I also encourage you to soak in a warm Epsom Salt bath. It’s a perfect remedy for your aches and pains. Not only do these salts help relieve soreness, they also flood your body with magnesium sulfate that gets absorbed into your body through your skin. Just add two cups to your bathwater.
Recommendation: A magnesium RBC blood test is the most precise magnesium blood test you can get. It measures the actual magnesium levels in your cells.
If pain is your enemy, don’t forget to cut inflammatory foods like refined carbs, sugars, artificial sweeteners, omega-6 fatty acids, gluten, processed meats and MSG from your diet. Replace them with healthy, plant-based foods and clean animal proteins that stave off inflammation.
And don’t forget to exercise with regularity!
SOURCES:
Adams KM, et al. Nutrition education in U.S. medical schools: latest update of a national survey. Acad Med. 2010 Sep;85(9):1537-42.
Andrès E, et al. Vitamin B12 (cobalamin) deficiency in elderly patients. CMAJ. 2004 Aug 3;171(3):251-9.
Buesing S, et al. Vitamin B12 as a Treatment for Pain. Pain Physician. 2019 Jan;22(1):E45-E52.
Yilmaz R, et al. Efficacy of vitamin D replacement therapy on patients with chronic nonspecific widespread musculoskeletal pain with vitamin D deficiency. Int J Rheum Dis. 2016 Dec;19(12):1255-1262
Shipton EA, et al. Vitamin D and Pain: Vitamin D and Its Role in the Aetiology and Maintenance of Chronic Pain States and Associated Comorbidities. Pain Res Treat 2015 19;2015:904967.

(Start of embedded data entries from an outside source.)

+template <int I> __device__ __forceinline__ int d128_row_share(int v) { return __builtin_amdgcn_update_dpp(0, v, 0x150 + I, 0xf, 0xf, false); }
+template <int I, int N, typename F> __device__ __forceinline__ void d128_static_for(F &&f) {
+    if constexpr (I < N) {
+        f(std::integral_constant<int, I>{});
+        d128_static_for<I + 1, N>(f);
+    }
+}
+typedef __attribute__((address_space(1))) const void *d128_gptr;
+typedef __attribute__((address_space(3))) void *d128_lptr;
+
+#define D128_VMCNT(N) asm volatile("s_waitcnt vmcnt(%0)" ::"n"(N) : "memory")
+#define D128_LGKMCNT0() asm volatile("s_waitcnt lgkmcnt(0)" ::: "memory")
+
+constexpr int kD128NW = 8, kD128MB = 3, kD128NT = kD128NW * 64, kD128K = 27;
+constexpr int kD128Slab = 128 * 128, kD128Ring = 3;
+constexpr int kD128RowBuf = kD128MB * 16 * 128;
+constexpr int kD128RowsOff = kD128Ring * kD128Slab;
+constexpr int kD128SsOff = kD128RowsOff + 2 * kD128NW * kD128RowBuf;
+constexpr int kD128Lds = kD128SsOff + 2 * 128 * 4;
+static_assert(kD128Lds == 145 * 1024 && kD128Lds <= 160 * 1024, "slab ring + two row buffers per wave + scale / shift");
+static_assert(2 * kD128RowBuf >= 16 * (128 * 2 + 16), "the epilogue's transpose strip aliases the wave's row buffers");
+
+template <typename TAct>
+__global__ __launch_bounds__(kD128NT, 2) void spconv_down128_kernel(const TAct *__restrict__ x, int n_in, const TAct *__restrict__ w, const int *__restrict__ n_out,
+                                                                    int cap, TAct *__restrict__ y, const float *__restrict__ scale,
+                                                                    const float *__restrict__ shift, int relu, Down128Rb frb) {
+    using bf16x8 = typename Vec16<TAct>::v8;
+    using bf16x4 = typename Vec16<TAct>::v4;
+    constexpr int C = 128, NB = 8, NBH = 4, NW = kD128NW, MB = kD128MB, ROWS_PER_WG = NW * MB * 16, K = kD128K;
+    constexpr int NSLAB = (FNP_D128_ABLATE & 2) ? 0 : 2;
+    extern __shared__ __attribute__((aligned(16))) unsigned char fnp_smem[];
+    const int n = min(*n_out, cap);
+    const int tid = threadIdx.x, lane = tid & 63, wave = __builtin_amdgcn_readfirstlane(tid >> 6);
+    const int l15 = lane & 15, q = lane >> 4;
+    const int r8 = lane >> 3, c8 = lane & 7;
+    unsigned char *const rowbuf = fnp_smem + kD128RowsOff + wave * (2 * kD128RowBuf);
+
+    const int G = gridDim.x, xcd = blockIdx.x & 7, slot = blockIdx.x >> 3;
+    const XcdRows xr = fnp_xcd_rows(n, G, xcd);
+    const int row_begin = xr.X0, row_end = xr.X1, xslots = xr.S;
+    if (row_begin >= row_end) return;
+    float *const ss_lds = reinterpret_cast<float *>(fnp_smem + kD128SsOff);
+    if (tid < 2 * C) ss_lds[tid] = scale ? (tid < C ? scale[tid] : shift[tid - C]) : (tid < C ? 1.f : 0.f);
+
+    unsigned foff[2];
+#pragma unroll
+    for (int ksl = 0; ksl < 2; ++ksl) foff[ksl] = (unsigned)l15 * 128u + ((unsigned)((ksl * 4 + q) ^ ((l15 >> 1) & 7)) << 4);
+    unsigned wsrc[2];
+#pragma unroll
+    for (int j = 0; j < 2; ++j) {
+        const int wr = (j * 8 + wave) * 8 + r8;
+        wsrc[j] = (unsigned)wr * 128u + ((unsigned)(c8 ^ ((wr >> 1) & 7)) << 4);
+    }
+    auto dma_slab_piece = [&](int koffset, int ring, int j) {
+        const unsigned char *wk = reinterpret_cast<const unsigned char *>(w) + (size_t)koffset * kD128Slab;
+        unsigned ws = wsrc[j];
+        asm volatile("" : "+v"(ws));
+        __builtin_amdgcn_global_load_lds((d128_gptr)(wk + ws), (d128_lptr)(fnp_smem + ring * kD128Slab + (j * 8 + wave) * 1024), 16, 0, 0);
+    };
+
+    struct Ent {
+        int e[K];
+    };
+    const int c16 = lane & 15, r4 = lane >> 4;
+    auto tile_epos = [&](int tile_base, int mbt) -> int { return tile_base + wave * (mbt * 16) + 8 * (c16 >> 1) + 2 * r4 + (c16 & 1); };
+    auto load_coords = [&](int tile_base, int mbt) -> int4 {
+        return reinterpret_cast<const int4 *>(frb.out_coords)[min(tile_epos(tile_base, mbt), row_end - 1)];
+    };
+    auto resolve = [&](const int4 c) -> Ent {
+        Ent r;
+        nbr_row<3, 3, 3>(frb.gi, c.x, c.y * frb.s[0] - frb.p[0], c.z * frb.s[1] - frb.p[1], c.w * frb.s[2] - frb.p[2], r.e, 1);
+        return r;
+    };
+
+    auto run_tile = [&](auto mbt_tag, const int tile_base, const Ent ent, const int next_base, const int next_mbt) __attribute__((always_inline)) -> Ent {
+        constexpr int MBT = decltype(mbt_tag)::value, NI = MBT * 2;
+        constexpr int NROW = (FNP_D128_ABLATE & 4) ? 0 : NI;
+        const int row0 = tile_base + wave * (MBT * 16);
+        const bool ehas = c16 < 2 * NI && tile_epos(tile_base, MBT) < row_end;
+        auto dma_row_piece = [&](int ev, auto half_tag, auto ic) {
+            constexpr int half = decltype(half_tag)::value, ii = decltype(ic)::value;
+            const int e0 = d128_row_share<2 * ii>(ev), e1 = d128_row_share<2 * ii + 1>(ev);
+            const int er = (FNP_D128_ABLATE & 8) ? -1 : (lane & 8) ? e1 : e0;
+            const int sw = ((ii & 1) << 2) | (r8 >> 1);
+            const unsigned char *src = (unsigned)er < (unsigned)n_in ? reinterpret_cast<const unsigned char *>(x) + (size_t)er * 128 + ((c8 ^ sw) << 4)
+                                                                     : reinterpret_cast<const unsigned char *>(g_down128_zero) + (c8 << 4);
+            __builtin_amdgcn_global_load_lds((d128_gptr)src, (d128_lptr)(rowbuf + half * kD128RowBuf + ii * 1024), 16, 0, 0);
+        };
+        auto dma_piece = [&](auto pc, auto half_tag, const int k, const int ev, const int ring_k2) {
+            constexpr int p = decltype(pc)::value;
+            if constexpr (p < NROW) dma_row_piece(ev, half_tag, pc);
+            else if constexpr (p < NROW + NSLAB) dma_slab_piece(k + 2, ring_k2, p - NROW);
+        };
+        bf16x8 xb[2][MBT];
+        auto read_xb = [&](int half, int k) {
+            const unsigned char *rb = rowbuf + half * kD128RowBuf;
+#pragma unroll
+            for (int ksl = 0; ksl < 2; ++ksl)
+#pragma unroll
+                for (int mb = 0; mb < MBT; ++mb) {
+                    u32x4 t = u32x4{(unsigned)k, 0u, 0u, 0u};
+                    if (!(FNP_D128_ABLATE & 4)) t = *reinterpret_cast<const u32x4 *>(rb + mb * 2048 + foff[ksl]);
+                    xb[ksl][mb] = *reinterpret_cast<const bf16x8 *>(&t);
+                }
+        };
+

Na HS, Ryu JH, Do SH. The role of magnesium in pain. In: Vink R, Nechifor M, editors. Magnesium in the Central Nervous System [Internet]. Adelaide (AU): University of Adelaide Press; 2011.

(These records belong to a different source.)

#include <cmath>
#include <cstdarg>
#include <cstdio>
#include <algorithm>
// ... 89 lines not shown
    CR_STEM_H,
    CR_CONV_H,
    CR_CONV_DMA,
    CR_WINO
};
enum GemmKernel {
    GK_CONV,
    GK_PERSISTENT,
    GK_DMA,
    GK_B3
};
struct ConvLayer {
    int Cin = 0, Cout = 0, KS = 1, stride = 1, dil = 1, pad = 0, act = 0;
    bool stem = false;
    ConvRoute route = CR_IGEMM;
    GemmKernel gemm = GK_CONV;
    bool in16 = false, out16 = false;
    int rh = 0;
    bool rowimg_off = false;
    int pers = 1;
    int chunks = 1;
    int vw = 0;
    int wino = 0;
    float* d_zero = nullptr;
    ConvTile tile = CT_128x128;
    int CoutPad = 0, nsteps = 0;
    float* d_wp = nullptr;
    float* d_bias = nullptr;
    bool h16() const { return route == CR_STEM_H || route == CR_CONV_H || route == CR_CONV_DMA; }
    bool stem_rows() const { return route == CR_ADIRECT_ROWS || route == CR_ADIRECT_ROWS_B3; }
    double flops_per_pixel() const { return 2.0 * Cout * (stem ? 3.0 * KS * KS : (double)Cin * KS * KS); }
};

static_assert(TDNET_FUSION_DEFAULT == 4169766 && TDNET_FUSION_MASK == 4169766 && TDNET_OVERLAP_DEFAULT == 41 && TDNET_OVERLAP_MASK == 0x3f,
              "the named option bits of include/tdnet.h must add up to the documented values");
static tdnet_opts opts_or_default(const tdnet_opts* o) {
    tdnet_opts d;
    tdnet_opts_default(&d);
    if (!o) return d;
    d = *o;
    d.winograd = d.winograd <= 0 ? 0 : (d.winograd == 2 || d.winograd >= 4) ? 4 : 3;
    d.precision = d.precision < 0 ? 0 : d.precision > 3 ? 1 : d.precision;
    d.pipeline = d.pipeline ? 1 : 0;
    d.gemm_persistent = d.gemm_persistent < 0 ? 0 : d.gemm_persistent;
    d.attention = d.attention < 0 ? 0 : d.attention > 2 ? 2 : d.attention;
    d.fusion &= TDNET_FUSION_MASK;
    d.overlap = d.overlap < 0 ? 0 : d.overlap & TDNET_OVERLAP_MASK;
    if ((d.overlap & TDNET_OVERLAP_VW_MASK) == TDNET_OVERLAP_VW_MASK) d.overlap &= ~TDNET_OVERLAP_VW_MASK;
    d.reserved0 = 0;
    for (int& r : d.reserved) r = 0;
    return d;
}

struct BlockLayers { ConvLayer c1, c2, c3, ds; bool has_ds = false, bott = false; };
struct AtnLayer { ConvLayer fc; float* d_bias = nullptr; };
struct PathLayers {
    ConvLayer stem, stem2, stem3;
    std::vector<BlockLayers> blocks;
    float* d_ppm_w = nullptr; float* d_ppm_b = nullptr;
    ConvLayer enc_v, enc_q0, enc_q1, enc_k0, enc_k1;
    std::vector<AtnLayer> atn;
    float* d_ln_g = nullptr; float* d_ln_b = nullptr;
    ConvLayer head3;
    float* d_cls_w = nullptr; float* d_cls_b = nullptr;
    int pid = 0;
};
struct CacheSlot { float* q = nullptr; float* k = nullptr; float* v = nullptr; };
// ... 78 lines not shown
    tdnet_opts opts;
    int P = 0, DV = 0, MID = 0, FIFO = 0, C = 512, SC = 64;
    bool deep = false;
    int H = 0, W = 0, H1 = 0, W1 = 0, H2 = 0, W2 = 0, h = 0, w = 0, hk = 0, wk = 0, Lq = 0, Lk = 0;
    std::vector<BlockSpec>& bspec;
    std::map<std::string, std::vector<float>>& sd;
    std::map<std::string, size_t>& expected;
    bool& finalized;
    std::vector<PathLayers>& paths;
    int& seg_block; int& seg_conv;
    bool& act16;
    double& flops_frame;
    bool ws_ready = false;
    size_t ws_bytes = 0;
    float *img4 = nullptr, *s1 = nullptr, *s1b = nullptr, *bx = nullptr, *bt = nullptr, *br = nullptr, *bu = nullptr;
    float *rowpart = nullptr, *pooled = nullptr, *ppmfeat = nullptr, *z = nullptr;
    float *v_cur = nullptr, *q1 = nullptr, *q_cur = nullptr, *k1 = nullptr;
    float *vp = nullptr, *chain_a = nullptr, *chain_b = nullptr, *feat = nullptr;
    float *ln_part = nullptr, *ln_mean = nullptr, *ln_rstd = nullptr, *ln = nullptr;
    float *headmid = nullptr, *lowres = nullptr, *stage_tmp = nullptr, *logits_tmp = nullptr;
    float *wino_v = nullptr, *wino_m = nullptr;
    size_t wino_v_floats = 0, wino_m_floats = 0;
    size_t stage_tmp_floats = 0;
    std::vector<CacheSlot> slots;
    std::vector<int> fifo;
    int last_slot = -1;
    int pending_slot = -1;
    int pending_pos = -1;
    hipStream_t side = nullptr;
    hipEvent_t ev_fork = nullptr, ev_join = nullptr;
    hipStream_t chain2 = nullptr;
    hipEvent_t ev_cfork = nullptr, ev_cjoin = nullptr;
    float *wino_v2 = nullptr, *wino_m2 = nullptr;
    std::vector<float*> seg_t, seg_r, seg_x;
    std::vector<hipStream_t> probe_streams;
    std::vector<hipStream_t> retired_streams;
    std::vector<void*> placed_for;
    int chain_replaced = 0;
    float* c4 = nullptr;
    _Float16* vt16 = nullptr;
    bool ln_pending = false;
    bool enc_fold = false;
    float* ppm_basis = nullptr;
    float* fold_g[3] = {nullptr, nullptr, nullptr};
    bool z_pending = false;
    int z_path = 0;
    int ln_path = 0;
    bool feat_is_vcur = false;
    bool failed = false;
    bool prof = false;
    std::vector<ProfRec> recs;
    size_t nrec = 0;
    U8Input u8;
    RgbOutput rgb;
    OverlayOutput overlay;
    ScoreOutput score;
    int min_conf = 0, reject_label = 255;
    int launches = 0;

    explicit tdnet(TdWeights* w)
        : wt(w), bspec(w->bspec), sd(w->sd), expected(w->expected), finalized(w->finalized), paths(w->paths), seg_block(w->seg_block),
          seg_conv(w->seg_conv), act16(w->act16), flops_frame(w->flops_frame) {}
    tdnet(const tdnet&) = delete;
    tdnet& operator=(const tdnet&) = delete;
};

DiNicolantonio JJ, et al. Subclinical magnesium deficiency: a principal driver of cardiovascular disease and a public health crisis. Open Heart. 2018; 5(1): e000668.
Bagis S, et al. Is magnesium citrate treatment effective on pain, clinical parameters and functional status in patients with fibromyalgia? Rheumatol Int. 2013 Jan;33(1):167-72.